Task statement: From the records below, print exactly the lines starting at the one containing "for (int s = 0; s < STAGES;" and ending at the one containing "for (int kb = 0; kb < sg.num_kb;", ends included, and nothing else.

*** Opening of Data to use ***

template <int BLOCK_N, int NSPLIT>
__global__ void __launch_bounds__(NUM_THREADS, 1) conv_gemm_kernel(const __grid_constant__ GemmParams p) {
  using C = Cfg<BLOCK_N, NSPLIT>;
  constexpr int STAGES = C::STAGES;
  constexpr int BLOCK_K = C::BLOCK_K;
  constexpr int A_TILE_BYTES = C::A_TILE_BYTES;

  extern __shared__ uint8_t smem_raw[];
  uint8_t* smem = smem_raw + ((1024u - (smem_u32(smem_raw) & 1023u)) & 1023u);
  uint8_t* staging = smem + STAGES * C::STAGE_BYTES;
  uint64_t* full_bar = reinterpret_cast<uint64_t*>(staging + 2 * C::STAGING_BYTES);
  uint64_t* empty_bar = full_bar + STAGES;
  uint64_t* free_bar = empty_bar + STAGES;
  uint64_t* res_bar = free_bar + 2;

  const int warp = __shfl_sync(0xffffffffu, (int)(threadIdx.x >> 5), 0);
  const int lane = threadIdx.x & 31;
  const int num_tiles = p.m_tiles * p.n_tiles;

  if (threadIdx.x == 0) {
    for (int i = 0; i < NSPLIT; ++i) {
      for (int sgi = 0; sgi < p.nseg; ++sgi) tma_prefetch_desc(&p.seg[sgi].tmA[i]);
      tma_prefetch_desc(&p.tmB[i]);
    }
    for (int s = 0; s < STAGES; ++s) {
      mbar_init(&full_bar[s], 1);
      mbar_init(&empty_bar[s], NUM_CONSUMER_WARPS);
    }
    for (int w = 0; w < 2; ++w) {
      mbar_init(&free_bar[w], 1);
      mbar_init(&res_bar[w], 1);
    }
    fence_barrier_init();
  }
  __syncthreads();

  if (warp < 4) {
    setmaxnreg_dec<PRODUCER_REGS>();
    if (warp != 0) return;
    const bool leader = elect_one();
    int stage = 0;
    uint32_t phase = 0;
    uint32_t iter = 0;
    for (int tile = blockIdx.x; tile < num_tiles; tile += gridDim.x, ++iter) {
      const int m0 = m_block(p, tile) * BLOCK_M;
      const int n0 = (tile % p.n_tiles) * BLOCK_N;
      const int q = m0 % p.Wo;
      const int t = m0 / p.Wo;
      const int pq = t % p.Ho;
      const int nb = t / p.Ho;
      for (int sgi = 0; sgi < p.nseg; ++sgi) {
        const GemmSegment& sg = p.seg[sgi];
        const int wb = q * sg.stride - sg.pad;
        const int hb = pq * sg.stride - sg.pad;
#pragma unroll 1
        for (int kb = 0; kb < sg.num_kb; ++kb) {
          mbar_wait(&empty_bar[stage], phase ^ 1);
          if (leader) mbar_arrive_expect_tx(&full_bar[stage], C::STAGE_BYTES);
          uint8_t* st = smem + stage * C::STAGE_BYTES;
          const int tap = kb / sg.cblks;
          const int c0 = (kb - tap * sg.cblks) * BLOCK_K;
#pragma unroll
          for (int s = 0; s < NSPLIT; ++s) {
            uint8_t* a_dst = st + s * A_TILE_BYTES;
            if (leader) {
              if (sg.mode == 0) {
                tma_load_2d(a_dst, &sg.tmA[s], &full_bar[stage], c0, m0);
              } else {
                const int r = tap / sg.KW;
                const int sx = tap - r * sg.KW;
                tma_load_im2col_4d(a_dst, &sg.tmA[s], &full_bar[stage], c0, wb, hb, nb,
                                   static_cast<uint16_t>(sx * sg.dil), static_cast<uint16_t>(r * sg.dil));
              }
              tma_load_2d(st + NSPLIT * A_TILE_BYTES + s * C::B_TILE_BYTES, &p.tmB[s], &full_bar[stage],
                          sg.b_col0 + kb * BLOCK_K, n0);
            }
          }
          __syncwarp();
          if (++stage == STAGES) { stage = 0; phase ^= 1; }
        }
      }
      if (p.has_res) {
#pragma unroll 1
        for (int w = 0; w < 2; ++w) {
          mbar_wait(&free_bar[w], iter & 1);
          const int r0 = m0 + w * WG_ROWS;
          if (leader) {
            mbar_arrive_expect_tx(&res_bar[w], r0 < p.M ? NSPLIT * C::H_PLANE : 0);
            if (r0 < p.M) {
              uint8_t* dst = staging + w * C::STAGING_BYTES;
#pragma unroll
              for (int s = 0; s < NSPLIT; ++s)
#pragma unroll
                for (int b = 0; b < BLOCK_N / C::H_BOX; ++b)
                  tma_load_2d(dst + s * C::H_PLANE + b * (WG_ROWS * C::H_BOX * 2), &p.tmR[s], &res_bar[w],
                              n0 + b * C::H_BOX, r0);
            }
          }
          __syncwarp();
        }
      }
    }
    return;
  }

  setmaxnreg_inc<CONSUMER_REGS>();
  const int wg = (warp >> 2) - 1;
  const int wl = warp & 3;
  const bool store_thread = wl == 0 && lane == 0;
  const Epilogue& ep = p.ep;
  const int HoWo = p.Ho * p.Wo;
  uint8_t* my_staging = staging + wg * C::STAGING_BYTES;
  float acc[C::ACC];
  float acc2[C::ACC];
  int stage = 0;
  uint32_t phase = 0;
  uint32_t iter = 0;
  for (int tile = blockIdx.x; tile < num_tiles; tile += gridDim.x, ++iter) {
#pragma unroll
    for (int i = 0; i < C::ACC; ++i) { acc[i] = 0.f; acc2[i] = 0.f; }
    int prev = -1;
    for (int sgi = 0; sgi < p.nseg; ++sgi) {
      const int nkb = p.seg[sgi].num_kb;
#pragma unroll 1
      for (int kb = 0; kb < nkb; ++kb) {
        mbar_wait(&full_bar[stage], phase);
        const uint32_t a_hi = smem_u32(smem + stage * C::STAGE_BYTES) + wg * (WG_ROWS * BLOCK_K * 2);
        const uint32_t b_hi = smem_u32(smem + stage * C::STAGE_BYTES) + NSPLIT * A_TILE_BYTES;
        const uint64_t da_hi0 = wgmma_desc_kmajor<C::SW>(a_hi);
        const uint64_t db_hi0 = wgmma_desc_kmajor<C::SW>(b_hi);
        const uint64_t da_lo0 = wgmma_desc_kmajor<C::SW>(a_hi + A_TILE_BYTES);
        const uint64_t db_lo0 = wgmma_desc_kmajor<C::SW>(b_hi + C::B_TILE_BYTES);
        wgmma_fence();
#pragma unroll
        for (int k = 0; k < BLOCK_K / MMA_K; ++k) {
          const uint64_t kadd = static_cast<uint64_t>(k * MMA_K * 2 / 16);
          wgmma_f16<BLOCK_N>(acc, da_hi0 + kadd, db_hi0 + kadd);
          if constexpr (NSPLIT == 2) {
            wgmma_f16<BLOCK_N>(acc2, da_hi0 + kadd, db_lo0 + kadd);
            wgmma_f16<BLOCK_N>(acc2, da_lo0 + kadd, db_hi0 + kadd);
          }
        }
        wgmma_commit();
        wgmma_wait<1>();
        if (prev >= 0) {
          __syncwarp();
          if (lane == 0) mbar_arrive(&empty_bar[prev]);
        } else if (store_thread) {
          tma_store_wait_read<0>();
          mbar_arrive(&free_bar[wg]);
        }
        prev = stage;
        if (++stage == STAGES) { stage = 0; phase ^= 1; }
      }
    }
    wgmma_wait<0>();
    fence_regs(acc);
    if constexpr (NSPLIT == 2) fence_regs(acc2);
    __syncwarp();
    if (lane == 0) mbar_arrive(&empty_bar[prev]);

    const int m0 = m_block(p, tile) * BLOCK_M + wg * WG_ROWS;
    const int n0 = (tile % p.n_tiles) * BLOCK_N;
    const int rl = wl * 16 + (lane >> 2);
    const int cl = 2 * (lane & 3);
    if (ep.out_mode == OUT_NCHW_F32) {
#pragma unroll
      for (int h = 0; h < 2; ++h) {
        const int m = m0 + rl + 8 * h;
        if (m >= p.M) continue;
        const int b = m / HoWo;
        const int hw = m - b * HoWo;
#pragma unroll
        for (int j = 0; j < BLOCK_N / 8; ++j) {
          const int n = n0 + cl + 8 * j;
          float v0 = acc[4 * j + 2 * h], v1 = acc[4 * j + 2 * h + 1];
          if constexpr (NSPLIT == 2) {
            v0 += acc2[4 * j + 2 * h];
            v1 += acc2[4 * j + 2 * h + 1];
          }
          const float2 al = __ldg(reinterpret_cast<const float2*>(ep.alpha + n));
          const float2 be = __ldg(reinterpret_cast<const float2*>(ep.beta + n));
          v0 = fmaf(v0, al.x, be.x);
          v1 = fmaf(v1, al.y, be.y);
          if (ep.relu) {
            v0 = fmaxf(v0, 0.f);
            v1 = fmaxf(v1, 0.f);
          }
          if (n < p.Cout) {
            float* dst = ep.out_f32 + (static_cast<size_t>(b) * p.Cout + n) * HoWo + hw;
            __stcs(dst, v0);
            if (n + 1 < p.Cout) __stcs(dst + HoWo, v1);
          }
        }
      }
      continue;
    }

    mbar_wait(p.has_res ? &res_bar[wg] : &free_bar[wg], iter & 1);
    const bool split = ep.out_mode == OUT_NHWC_SPLIT;
    const bool two_planes = ep.out_lo != nullptr;
    float amax = 0.f;
#pragma unroll
    for (int h = 0; h < 2; ++h) {
      const int r = rl + 8 * h;
      const bool row_in = m0 + r < p.M;
#pragma unroll
      for (int j = 0; j < BLOCK_N / 8; ++j) {
        const int c = cl + 8 * j;
        const int n = n0 + c;
        float v0 = acc[4 * j + 2 * h], v1 = acc[4 * j + 2 * h + 1];
        if constexpr (NSPLIT == 2) {
          v0 += acc2[4 * j + 2 * h];
          v1 += acc2[4 * j + 2 * h + 1];
        }
        const float2 al = __ldg(reinterpret_cast<const float2*>(ep.alpha + n));
        const float2 be = __ldg(reinterpret_cast<const float2*>(ep.beta + n));
        v0 = fmaf(v0, al.x, be.x);
        v1 = fmaf(v1, al.y, be.y);
        const uint32_t oh = (c / C::H_BOX) * (WG_ROWS * C::H_BOX * 2) +
                            swizzle<C::H_BOX * 2>(r * (C::H_BOX * 2) + (c % C::H_BOX) * 2);
        if (p.has_res) {
          float2 f = __half22float2(*reinterpret_cast<const __half2*>(my_staging + oh));
          if constexpr (NSPLIT == 2) {
            const float2 l = __half22float2(*reinterpret_cast<const __half2*>(my_staging + C::H_PLANE + oh));
            f.x += l.x;
            f.y += l.y;
          }
          v0 += f.x * ep.res_scale;
          v1 += f.y * ep.res_scale;
        }
        if (ep.relu) {
          v0 = fmaxf(v0, 0.f);
          v1 = fmaxf(v1, 0.f);
        }
        if (split) {
          if (row_in) amax = fmaxf(amax, fmaxf(fabsf(v0), fabsf(v1)));
          const __half2 hv = __floats2half2_rn(v0, v1);
          const float2 hf = __half22float2(hv);
          *reinterpret_cast<__half2*>(my_staging + oh) = hv;
          if (two_planes)
            *reinterpret_cast<__half2*>(my_staging + C::H_PLANE + oh) = __floats2half2_rn(v0 - hf.x, v1 - hf.y);
        } else {
          const uint32_t of = (c / C::F_BOX) * (WG_ROWS * C::F_BOX * 4) +
                              swizzle<C::F_BOX * 4>(r * (C::F_BOX * 4) + (c % C::F_BOX) * 4);
          *reinterpret_cast<float2*>(my_staging + of) = make_float2(v0, v1);
        }
      }
    }
    fence_proxy_async();
    named_barrier_sync(1 + wg, 128);
    if (store_thread && m0 < p.M) {
      if (split) {
        for (int s = 0; s < (two_planes ? 2 : 1); ++s)
#pragma unroll
          for (int b = 0; b < BLOCK_N / C::H_BOX; ++b)
            tma_store_2d(&p.tmO[s], my_staging + s * C::H_PLANE + b * (WG_ROWS * C::H_BOX * 2), n0 + b * C::H_BOX, m0);
      } else {
#pragma unroll
        for (int b = 0; b < BLOCK_N / C::F_BOX; ++b)
          tma_store_2d(&p.tmO[0], my_staging + b * (WG_ROWS * C::F_BOX * 4), n0 + b * C::F_BOX, m0);
      }
      tma_store_commit();
    }
    if (split) flag_if_out_of_range(amax, ep.ovf);
  }
  if (store_thread) tma_store_wait_all();
}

*** Close of Data to use ***

Response box:
    for (int s = 0; s < STAGES; ++s) {
      mbar_init(&full_bar[s], 1);
      mbar_init(&empty_bar[s], NUM_CONSUMER_WARPS);
    }
    for (int w = 0; w < 2; ++w) {
      mbar_init(&free_bar[w], 1);
      mbar_init(&res_bar[w], 1);
    }
    fence_barrier_init();
  }
  __syncthreads();

  if (warp < 4) {
    setmaxnreg_dec<PRODUCER_REGS>();
    if (warp != 0) return;
    const bool leader = elect_one();
    int stage = 0;
    uint32_t phase = 0;
    uint32_t iter = 0;
    for (int tile = blockIdx.x; tile < num_tiles; tile += gridDim.x, ++iter) {
      const int m0 = m_block(p, tile) * BLOCK_M;
      const int n0 = (tile % p.n_tiles) * BLOCK_N;
      const int q = m0 % p.Wo;
      const int t = m0 / p.Wo;
      const int pq = t % p.Ho;
      const int nb = t / p.Ho;
      for (int sgi = 0; sgi < p.nseg; ++sgi) {
        const GemmSegment& sg = p.seg[sgi];
        const int wb = q * sg.stride - sg.pad;
        const int hb = pq * sg.stride - sg.pad;
#pragma unroll 1
        for (int kb = 0; kb < sg.num_kb; ++kb) {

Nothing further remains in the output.